### WORK REQUEST
Locate every line in the records below that contains the word "data", and copy each one.

· · · ·

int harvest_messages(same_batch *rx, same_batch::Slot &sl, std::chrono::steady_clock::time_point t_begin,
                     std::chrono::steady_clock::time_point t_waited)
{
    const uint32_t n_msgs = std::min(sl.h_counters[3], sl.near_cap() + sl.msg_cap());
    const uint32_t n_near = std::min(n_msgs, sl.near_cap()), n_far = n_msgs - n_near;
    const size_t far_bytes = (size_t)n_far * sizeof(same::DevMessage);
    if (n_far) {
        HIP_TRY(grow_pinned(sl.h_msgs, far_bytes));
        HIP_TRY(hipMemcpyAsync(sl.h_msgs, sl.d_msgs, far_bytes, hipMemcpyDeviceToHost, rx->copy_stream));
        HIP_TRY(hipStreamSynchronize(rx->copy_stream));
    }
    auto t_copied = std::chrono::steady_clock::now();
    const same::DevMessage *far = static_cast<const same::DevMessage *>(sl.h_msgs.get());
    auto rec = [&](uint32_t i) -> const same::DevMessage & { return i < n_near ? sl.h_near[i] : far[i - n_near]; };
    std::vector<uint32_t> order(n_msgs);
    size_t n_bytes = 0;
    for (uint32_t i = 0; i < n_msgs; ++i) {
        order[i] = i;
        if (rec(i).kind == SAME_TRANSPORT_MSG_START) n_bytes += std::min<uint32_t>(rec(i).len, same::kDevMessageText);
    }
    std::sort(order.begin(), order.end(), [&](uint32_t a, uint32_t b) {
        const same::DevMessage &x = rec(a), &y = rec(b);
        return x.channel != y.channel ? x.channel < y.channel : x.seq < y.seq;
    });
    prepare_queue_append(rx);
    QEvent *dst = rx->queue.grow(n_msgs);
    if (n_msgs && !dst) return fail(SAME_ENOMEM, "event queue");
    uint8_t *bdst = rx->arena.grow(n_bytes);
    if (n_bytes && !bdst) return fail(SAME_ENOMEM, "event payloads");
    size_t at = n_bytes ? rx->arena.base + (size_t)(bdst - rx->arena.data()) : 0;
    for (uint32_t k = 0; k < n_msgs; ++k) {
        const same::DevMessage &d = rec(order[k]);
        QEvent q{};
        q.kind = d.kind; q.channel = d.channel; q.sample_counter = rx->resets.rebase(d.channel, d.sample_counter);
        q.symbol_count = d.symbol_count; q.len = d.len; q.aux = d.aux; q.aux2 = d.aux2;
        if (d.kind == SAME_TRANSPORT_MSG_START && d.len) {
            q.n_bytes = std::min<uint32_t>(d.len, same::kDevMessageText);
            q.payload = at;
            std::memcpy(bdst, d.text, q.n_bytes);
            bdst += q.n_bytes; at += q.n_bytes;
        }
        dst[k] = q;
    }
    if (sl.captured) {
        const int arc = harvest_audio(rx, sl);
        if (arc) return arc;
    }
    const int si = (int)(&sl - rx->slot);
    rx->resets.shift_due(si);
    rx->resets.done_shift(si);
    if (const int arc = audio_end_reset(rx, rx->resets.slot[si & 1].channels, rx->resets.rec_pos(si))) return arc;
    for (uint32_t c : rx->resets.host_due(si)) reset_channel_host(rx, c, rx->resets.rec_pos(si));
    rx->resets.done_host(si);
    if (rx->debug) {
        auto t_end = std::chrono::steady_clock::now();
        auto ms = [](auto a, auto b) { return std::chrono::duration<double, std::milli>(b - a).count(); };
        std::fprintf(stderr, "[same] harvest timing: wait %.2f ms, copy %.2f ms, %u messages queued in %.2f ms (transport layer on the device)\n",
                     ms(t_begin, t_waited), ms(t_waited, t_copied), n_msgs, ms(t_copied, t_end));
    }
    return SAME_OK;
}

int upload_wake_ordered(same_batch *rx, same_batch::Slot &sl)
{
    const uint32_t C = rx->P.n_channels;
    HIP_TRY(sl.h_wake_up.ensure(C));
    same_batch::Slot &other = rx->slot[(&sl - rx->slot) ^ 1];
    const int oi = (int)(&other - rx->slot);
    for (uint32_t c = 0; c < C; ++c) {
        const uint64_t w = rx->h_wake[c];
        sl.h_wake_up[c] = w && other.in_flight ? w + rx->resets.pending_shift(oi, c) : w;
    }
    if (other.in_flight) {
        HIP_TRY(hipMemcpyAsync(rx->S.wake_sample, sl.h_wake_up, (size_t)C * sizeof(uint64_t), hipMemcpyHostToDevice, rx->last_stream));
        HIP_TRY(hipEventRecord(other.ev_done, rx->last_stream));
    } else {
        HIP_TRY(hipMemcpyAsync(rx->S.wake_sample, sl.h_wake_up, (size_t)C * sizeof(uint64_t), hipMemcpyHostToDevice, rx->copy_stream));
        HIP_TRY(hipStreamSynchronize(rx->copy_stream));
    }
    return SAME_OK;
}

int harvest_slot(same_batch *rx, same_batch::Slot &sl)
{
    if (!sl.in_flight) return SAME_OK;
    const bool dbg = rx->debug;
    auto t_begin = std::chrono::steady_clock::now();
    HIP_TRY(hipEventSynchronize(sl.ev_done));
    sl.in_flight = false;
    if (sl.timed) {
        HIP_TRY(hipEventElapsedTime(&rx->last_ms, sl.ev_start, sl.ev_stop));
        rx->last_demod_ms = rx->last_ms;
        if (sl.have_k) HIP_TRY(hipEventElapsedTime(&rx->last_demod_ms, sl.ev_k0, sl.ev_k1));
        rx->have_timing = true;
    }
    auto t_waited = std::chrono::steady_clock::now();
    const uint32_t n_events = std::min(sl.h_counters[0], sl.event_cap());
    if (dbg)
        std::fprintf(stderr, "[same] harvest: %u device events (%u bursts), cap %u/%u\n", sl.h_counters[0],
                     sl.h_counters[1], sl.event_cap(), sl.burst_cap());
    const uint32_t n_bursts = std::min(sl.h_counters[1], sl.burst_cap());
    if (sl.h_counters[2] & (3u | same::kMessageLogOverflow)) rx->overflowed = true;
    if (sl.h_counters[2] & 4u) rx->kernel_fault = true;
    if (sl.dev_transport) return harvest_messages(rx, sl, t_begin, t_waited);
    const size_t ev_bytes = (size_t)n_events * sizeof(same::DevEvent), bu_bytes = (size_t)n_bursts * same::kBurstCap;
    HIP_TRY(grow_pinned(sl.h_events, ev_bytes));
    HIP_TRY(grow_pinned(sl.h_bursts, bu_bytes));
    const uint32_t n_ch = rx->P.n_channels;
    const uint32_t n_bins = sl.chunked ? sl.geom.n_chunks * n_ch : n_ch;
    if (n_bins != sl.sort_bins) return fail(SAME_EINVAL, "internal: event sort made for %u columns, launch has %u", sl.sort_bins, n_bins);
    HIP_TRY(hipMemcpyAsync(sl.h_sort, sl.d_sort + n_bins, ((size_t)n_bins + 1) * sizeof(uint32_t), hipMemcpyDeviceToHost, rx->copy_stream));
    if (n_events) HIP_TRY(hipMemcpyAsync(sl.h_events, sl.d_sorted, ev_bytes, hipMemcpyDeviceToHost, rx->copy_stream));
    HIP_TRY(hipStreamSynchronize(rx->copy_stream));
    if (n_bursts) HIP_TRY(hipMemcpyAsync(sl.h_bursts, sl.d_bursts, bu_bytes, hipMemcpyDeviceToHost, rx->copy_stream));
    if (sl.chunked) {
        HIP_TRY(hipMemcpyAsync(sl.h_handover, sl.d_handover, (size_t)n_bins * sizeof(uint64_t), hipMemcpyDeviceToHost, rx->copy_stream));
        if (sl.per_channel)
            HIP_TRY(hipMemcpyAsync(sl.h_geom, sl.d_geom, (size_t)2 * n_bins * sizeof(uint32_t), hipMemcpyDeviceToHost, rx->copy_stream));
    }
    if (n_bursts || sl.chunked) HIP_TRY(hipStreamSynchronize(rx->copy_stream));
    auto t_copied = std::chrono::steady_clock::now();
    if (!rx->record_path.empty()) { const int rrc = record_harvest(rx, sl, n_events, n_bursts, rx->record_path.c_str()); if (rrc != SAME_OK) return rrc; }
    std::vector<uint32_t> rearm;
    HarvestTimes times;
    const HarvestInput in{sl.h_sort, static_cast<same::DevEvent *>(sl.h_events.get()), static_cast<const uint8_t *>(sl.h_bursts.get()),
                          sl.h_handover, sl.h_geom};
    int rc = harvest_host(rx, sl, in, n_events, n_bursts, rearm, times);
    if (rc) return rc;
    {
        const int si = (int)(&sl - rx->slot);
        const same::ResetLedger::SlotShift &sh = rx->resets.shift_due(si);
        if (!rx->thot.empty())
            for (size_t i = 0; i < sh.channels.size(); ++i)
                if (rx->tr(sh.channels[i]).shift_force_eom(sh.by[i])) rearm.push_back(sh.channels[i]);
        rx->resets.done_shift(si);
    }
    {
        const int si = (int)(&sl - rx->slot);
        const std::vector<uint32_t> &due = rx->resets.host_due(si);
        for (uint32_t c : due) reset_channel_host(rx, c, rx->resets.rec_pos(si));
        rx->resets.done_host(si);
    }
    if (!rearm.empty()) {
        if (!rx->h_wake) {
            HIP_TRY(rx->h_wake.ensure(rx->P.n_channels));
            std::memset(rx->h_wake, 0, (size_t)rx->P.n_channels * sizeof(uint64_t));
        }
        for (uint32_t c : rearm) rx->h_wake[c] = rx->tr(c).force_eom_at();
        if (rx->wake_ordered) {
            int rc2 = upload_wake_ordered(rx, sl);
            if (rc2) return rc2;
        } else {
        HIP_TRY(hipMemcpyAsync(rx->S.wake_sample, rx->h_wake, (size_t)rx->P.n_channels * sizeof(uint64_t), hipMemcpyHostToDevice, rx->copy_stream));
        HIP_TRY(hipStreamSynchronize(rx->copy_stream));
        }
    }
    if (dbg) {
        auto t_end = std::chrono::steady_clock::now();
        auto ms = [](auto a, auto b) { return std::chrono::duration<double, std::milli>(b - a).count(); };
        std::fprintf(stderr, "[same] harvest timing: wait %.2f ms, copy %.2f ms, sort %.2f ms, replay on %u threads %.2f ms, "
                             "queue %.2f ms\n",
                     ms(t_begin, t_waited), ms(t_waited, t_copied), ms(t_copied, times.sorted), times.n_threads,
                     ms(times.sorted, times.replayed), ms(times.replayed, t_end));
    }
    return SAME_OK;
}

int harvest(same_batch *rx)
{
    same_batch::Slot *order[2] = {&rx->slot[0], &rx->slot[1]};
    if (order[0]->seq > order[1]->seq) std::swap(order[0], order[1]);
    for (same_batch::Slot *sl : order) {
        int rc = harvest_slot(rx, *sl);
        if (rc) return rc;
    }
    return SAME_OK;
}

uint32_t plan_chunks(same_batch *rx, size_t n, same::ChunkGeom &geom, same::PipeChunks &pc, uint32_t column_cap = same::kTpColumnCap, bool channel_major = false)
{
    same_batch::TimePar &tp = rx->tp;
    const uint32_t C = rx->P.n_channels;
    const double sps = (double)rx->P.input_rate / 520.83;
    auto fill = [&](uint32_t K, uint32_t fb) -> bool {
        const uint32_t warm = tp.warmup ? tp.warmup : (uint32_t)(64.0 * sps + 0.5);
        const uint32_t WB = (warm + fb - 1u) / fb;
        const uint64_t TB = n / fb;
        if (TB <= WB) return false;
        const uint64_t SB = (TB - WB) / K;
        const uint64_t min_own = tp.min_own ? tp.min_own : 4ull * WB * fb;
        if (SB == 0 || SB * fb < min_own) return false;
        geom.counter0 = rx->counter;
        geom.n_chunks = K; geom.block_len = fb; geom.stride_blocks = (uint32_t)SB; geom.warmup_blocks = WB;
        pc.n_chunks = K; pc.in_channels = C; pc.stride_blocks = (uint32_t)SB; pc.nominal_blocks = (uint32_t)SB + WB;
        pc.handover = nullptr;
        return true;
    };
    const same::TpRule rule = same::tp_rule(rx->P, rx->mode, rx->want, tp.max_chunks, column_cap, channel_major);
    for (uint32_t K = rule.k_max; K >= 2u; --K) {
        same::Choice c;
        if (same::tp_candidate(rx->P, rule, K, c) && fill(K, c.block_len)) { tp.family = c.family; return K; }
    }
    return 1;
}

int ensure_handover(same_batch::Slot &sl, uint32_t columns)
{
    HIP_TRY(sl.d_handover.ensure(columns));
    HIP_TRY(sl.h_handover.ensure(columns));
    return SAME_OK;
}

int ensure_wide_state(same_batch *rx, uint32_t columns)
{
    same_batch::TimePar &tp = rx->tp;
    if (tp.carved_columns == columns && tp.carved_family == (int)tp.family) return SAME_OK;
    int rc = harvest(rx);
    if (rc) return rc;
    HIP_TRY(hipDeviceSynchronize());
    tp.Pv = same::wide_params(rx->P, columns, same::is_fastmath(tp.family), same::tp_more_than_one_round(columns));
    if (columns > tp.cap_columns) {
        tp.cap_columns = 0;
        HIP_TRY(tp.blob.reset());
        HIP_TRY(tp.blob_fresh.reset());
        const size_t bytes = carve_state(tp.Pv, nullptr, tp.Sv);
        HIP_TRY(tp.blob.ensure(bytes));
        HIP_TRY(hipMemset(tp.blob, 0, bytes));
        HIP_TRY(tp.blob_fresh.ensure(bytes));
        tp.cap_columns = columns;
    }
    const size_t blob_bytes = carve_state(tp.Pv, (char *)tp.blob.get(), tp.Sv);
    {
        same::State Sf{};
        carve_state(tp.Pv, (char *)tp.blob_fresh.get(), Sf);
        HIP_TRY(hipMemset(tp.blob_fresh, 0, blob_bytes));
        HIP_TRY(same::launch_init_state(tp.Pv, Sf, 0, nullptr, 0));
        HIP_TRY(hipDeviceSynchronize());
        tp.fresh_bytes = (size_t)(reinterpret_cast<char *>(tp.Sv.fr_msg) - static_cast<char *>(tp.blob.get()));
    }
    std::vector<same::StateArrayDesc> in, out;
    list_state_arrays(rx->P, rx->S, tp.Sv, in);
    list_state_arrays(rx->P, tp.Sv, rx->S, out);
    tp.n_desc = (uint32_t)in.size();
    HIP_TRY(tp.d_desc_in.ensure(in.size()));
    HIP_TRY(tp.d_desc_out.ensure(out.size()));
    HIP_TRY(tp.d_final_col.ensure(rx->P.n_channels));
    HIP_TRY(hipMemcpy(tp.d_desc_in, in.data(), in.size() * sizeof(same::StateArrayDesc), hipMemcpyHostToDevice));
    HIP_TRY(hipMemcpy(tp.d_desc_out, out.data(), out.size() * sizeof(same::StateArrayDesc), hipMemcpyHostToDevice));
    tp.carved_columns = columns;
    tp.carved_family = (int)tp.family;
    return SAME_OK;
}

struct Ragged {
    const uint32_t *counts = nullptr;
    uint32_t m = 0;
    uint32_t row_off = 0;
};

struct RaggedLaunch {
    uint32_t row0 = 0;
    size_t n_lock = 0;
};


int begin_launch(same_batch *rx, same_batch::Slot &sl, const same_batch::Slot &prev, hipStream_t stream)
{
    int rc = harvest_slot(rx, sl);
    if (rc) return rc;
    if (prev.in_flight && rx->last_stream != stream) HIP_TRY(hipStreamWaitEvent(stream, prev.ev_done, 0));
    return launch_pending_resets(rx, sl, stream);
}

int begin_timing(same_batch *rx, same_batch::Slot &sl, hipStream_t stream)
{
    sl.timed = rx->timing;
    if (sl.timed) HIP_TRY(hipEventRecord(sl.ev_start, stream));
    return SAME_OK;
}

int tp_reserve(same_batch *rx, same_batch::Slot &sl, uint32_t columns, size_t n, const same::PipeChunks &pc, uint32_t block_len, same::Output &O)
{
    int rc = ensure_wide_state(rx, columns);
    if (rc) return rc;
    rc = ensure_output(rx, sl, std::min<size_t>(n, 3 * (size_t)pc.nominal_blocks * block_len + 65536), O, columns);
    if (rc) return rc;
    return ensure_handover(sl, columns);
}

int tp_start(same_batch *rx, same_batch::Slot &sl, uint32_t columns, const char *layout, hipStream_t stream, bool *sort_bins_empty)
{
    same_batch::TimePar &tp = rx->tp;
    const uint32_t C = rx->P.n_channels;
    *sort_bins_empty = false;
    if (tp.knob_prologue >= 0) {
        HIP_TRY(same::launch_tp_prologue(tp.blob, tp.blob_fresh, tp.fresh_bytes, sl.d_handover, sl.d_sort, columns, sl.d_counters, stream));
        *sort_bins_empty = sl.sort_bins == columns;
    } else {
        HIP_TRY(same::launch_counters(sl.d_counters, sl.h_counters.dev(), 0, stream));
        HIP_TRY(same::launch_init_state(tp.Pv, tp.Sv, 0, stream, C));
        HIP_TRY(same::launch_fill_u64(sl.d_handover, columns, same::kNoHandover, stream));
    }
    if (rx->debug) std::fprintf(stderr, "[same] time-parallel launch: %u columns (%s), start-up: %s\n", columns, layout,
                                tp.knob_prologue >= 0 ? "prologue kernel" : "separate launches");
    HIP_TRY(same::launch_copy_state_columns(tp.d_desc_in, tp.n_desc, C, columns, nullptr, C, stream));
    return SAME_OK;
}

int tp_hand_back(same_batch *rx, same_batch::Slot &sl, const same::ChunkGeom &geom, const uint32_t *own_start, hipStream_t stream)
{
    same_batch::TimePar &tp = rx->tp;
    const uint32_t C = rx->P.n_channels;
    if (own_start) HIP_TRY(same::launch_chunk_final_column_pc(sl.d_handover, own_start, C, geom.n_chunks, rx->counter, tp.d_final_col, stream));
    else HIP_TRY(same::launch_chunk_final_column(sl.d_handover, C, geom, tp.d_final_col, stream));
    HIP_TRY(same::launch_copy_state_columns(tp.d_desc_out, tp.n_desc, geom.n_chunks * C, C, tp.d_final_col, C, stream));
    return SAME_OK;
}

· · · ·

### RESPONSE
    size_t at = n_bytes ? rx->arena.base + (size_t)(bdst - rx->arena.data()) : 0;
    HIP_TRY(hipMemcpy(tp.d_desc_in, in.data(), in.size() * sizeof(same::StateArrayDesc), hipMemcpyHostToDevice));
    HIP_TRY(hipMemcpy(tp.d_desc_out, out.data(), out.size() * sizeof(same::StateArrayDesc), hipMemcpyHostToDevice));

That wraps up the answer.